[Stored data]
Start of Block

static int host_row_map(const cfd_memory& mem, int rows, const char* name, std::vector<int>& out) {
  out.resize((size_t)rows);
  if (mem.row_map) {
    HIPCHK(hipMemcpy(out.data(), mem.row_map, (size_t)rows * 4, hipMemcpyDeviceToHost));
    return CFD_OK;
  }
  if (mem.U != rows) return fail(CFD_E_ARG, "memory %s: U = %d != G * B = %d without a row_map", name, mem.U, rows);
  for (int r = 0; r < rows; ++r) out[r] = r;
  return CFD_OK;
}

static int setup_preamble(Ctx* c) {
  HIPCHK(hipSetDevice(c->cfg.device));
  c->hint_now = c->hint_same_mem = false;
  return settle_deferred_census(c);
}

static int check_scheduler_tables(const cfd_sample_args& s, const char* who) {
  if (!s.alphas_cumprod || s.num_train_timesteps < 1 || s.num_inference_steps < 1 || s.num_inference_steps > s.num_train_timesteps)
    return fail(CFD_E_ARG, "bad scheduler tables");
  if (s.timesteps && (s.num_timesteps < 1 || s.num_timesteps > s.num_train_timesteps)) return fail(CFD_E_ARG, "bad num_timesteps");
  if (!s.timesteps && s.scheduler == 0 && s.num_train_timesteps % s.num_inference_steps)
    return fail(CFD_E_ARG, "%s: DDPM: num_inference_steps = %d does not divide num_train_timesteps = %d: the loop's timestep table for such "
                           "counts differs between diffusers releases (unpinned); pass the scheduler's table in cfd_sample_args.timesteps",
                who, s.num_inference_steps, s.num_train_timesteps);
  return CFD_OK;
}

static void trim_zero_weight_chunks(Ctx* c, const cfd_sample_args& s) {
  if (s.skip_zero_weight_chunks)
    while (c->sargs.G > 1 && s.guidance_weight[c->sargs.G - 1] == 0.0f) c->sargs.G -= 1;
}

static int upload_run_tables(Ctx* c, const cfd_sample_args& s, int N, int k0, hipStream_t st, std::vector<StepCoef>* coef_out = nullptr) {
  const int n_inf = s.num_inference_steps, T = s.num_train_timesteps, ratio = T / n_inf;
  std::vector<int32_t> ts(N);
  std::vector<StepCoef> coef(N);
  for (int i = 0; i < N; ++i) ts[i] = s.timesteps ? s.timesteps[i] : (N - 1 - i) * ratio + (s.scheduler == 1 ? s.steps_offset : 0);
  CHK(step_coefficients(s.scheduler, s.alphas_cumprod, T, n_inf, ts.data(), N, s.eta, s.set_alpha_to_one, coef.data(), k0));
  CHK(c->coef.ensure((size_t)N * sizeof(StepCoef)));
  HIPCHK(hipMemcpyAsync(c->coef.p, coef.data(), (size_t)N * sizeof(StepCoef), hipMemcpyHostToDevice, st));
  HIPCHK(hipMemsetAsync(c->w->d_step.p, 0, 16, st));
  CHK(sat_begin(c, st));
  CHK(build_time_tables(c, ts.data(), N, st));
  CHK(prepare_static_memside(c, st, s.dynamic_memory_mask, false));
  HIPCHK(hipStreamSynchronize(st));
  if (coef_out) coef_out->swap(coef);
  return CFD_OK;
}

static int weighted_chunks(Ctx* c, const float* wtab, int prune, int N, bool keep_last, cfd_memory mem_in[CFD_NMEM], int keep_idx[8],
                           hipStream_t st) {
  const cfd_sample_args& s = c->sargs;
  const int B = s.B, G = s.G;
  const size_t n = (size_t)N * B * 8;
  for (size_t e = 0; e < n; ++e)
    if (e % 8 != 0 && !std::isfinite(wtab[e]))
      return fail(CFD_E_ARG, "weights[%zu][%zu][%zu] is not finite", e / 8 / B, e / 8 % B, e % 8);
  bool keep[8] = {true, false, false, false, false, false, false, false};
  for (int k = 1; k < G; ++k) {
    keep[k] = !prune || (keep_last && k == G - 1);
    for (size_t r = 0; r < (size_t)N * B && !keep[k]; ++r) keep[k] = wtab[r * 8 + k] != 0.0f;
  }
  int ge = 0;
  for (int k = 0; k < 8; ++k) keep_idx[k] = (k < G && keep[k]) ? ge++ : -1;
  CHK(c->wtab.ensure(n * sizeof(float)));
  HIPCHK(hipMemcpyAsync(c->wtab.p, wtab, n * sizeof(float), hipMemcpyHostToDevice, st));
  HIPCHK(hipStreamSynchronize(st));
  c->sargs.G = ge;
  if (ge == G) return CFD_OK;
  const int Be = G * B, Bc = ge * B;
  std::vector<int> hm, cm(Bc);
  for (int j = 0; j < CFD_NMEM; ++j) {
    CHK(host_row_map(mem_in[j], Be, MEM_NAMES[j], hm));
    for (int k = 0; k < G; ++k)
      if (keep_idx[k] >= 0)
        for (int u = 0; u < B; ++u) cm[(size_t)keep_idx[k] * B + u] = hm[(size_t)k * B + u];
    CHK(c->perm_map[j].ensure((size_t)Be * 4));
    HIPCHK(hipMemcpy(c->perm_map[j].p, cm.data(), (size_t)Bc * 4, hipMemcpyHostToDevice));
    mem_in[j].row_map = c->perm_map[j].as<int32_t>();
  }
  return CFD_OK;
}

End of Block

== REQUIREMENT ==
All lines carrying the word "fail" must be copied from the data above.

== SOLVED EXERCISE ==
  if (mem.U != rows) return fail(CFD_E_ARG, "memory %s: U = %d != G * B = %d without a row_map", name, mem.U, rows);
    return fail(CFD_E_ARG, "bad scheduler tables");
  if (s.timesteps && (s.num_timesteps < 1 || s.num_timesteps > s.num_train_timesteps)) return fail(CFD_E_ARG, "bad num_timesteps");
    return fail(CFD_E_ARG, "%s: DDPM: num_inference_steps = %d does not divide num_train_timesteps = %d: the loop's timestep table for such "
      return fail(CFD_E_ARG, "weights[%zu][%zu][%zu] is not finite", e / 8 / B, e / 8 % B, e % 8);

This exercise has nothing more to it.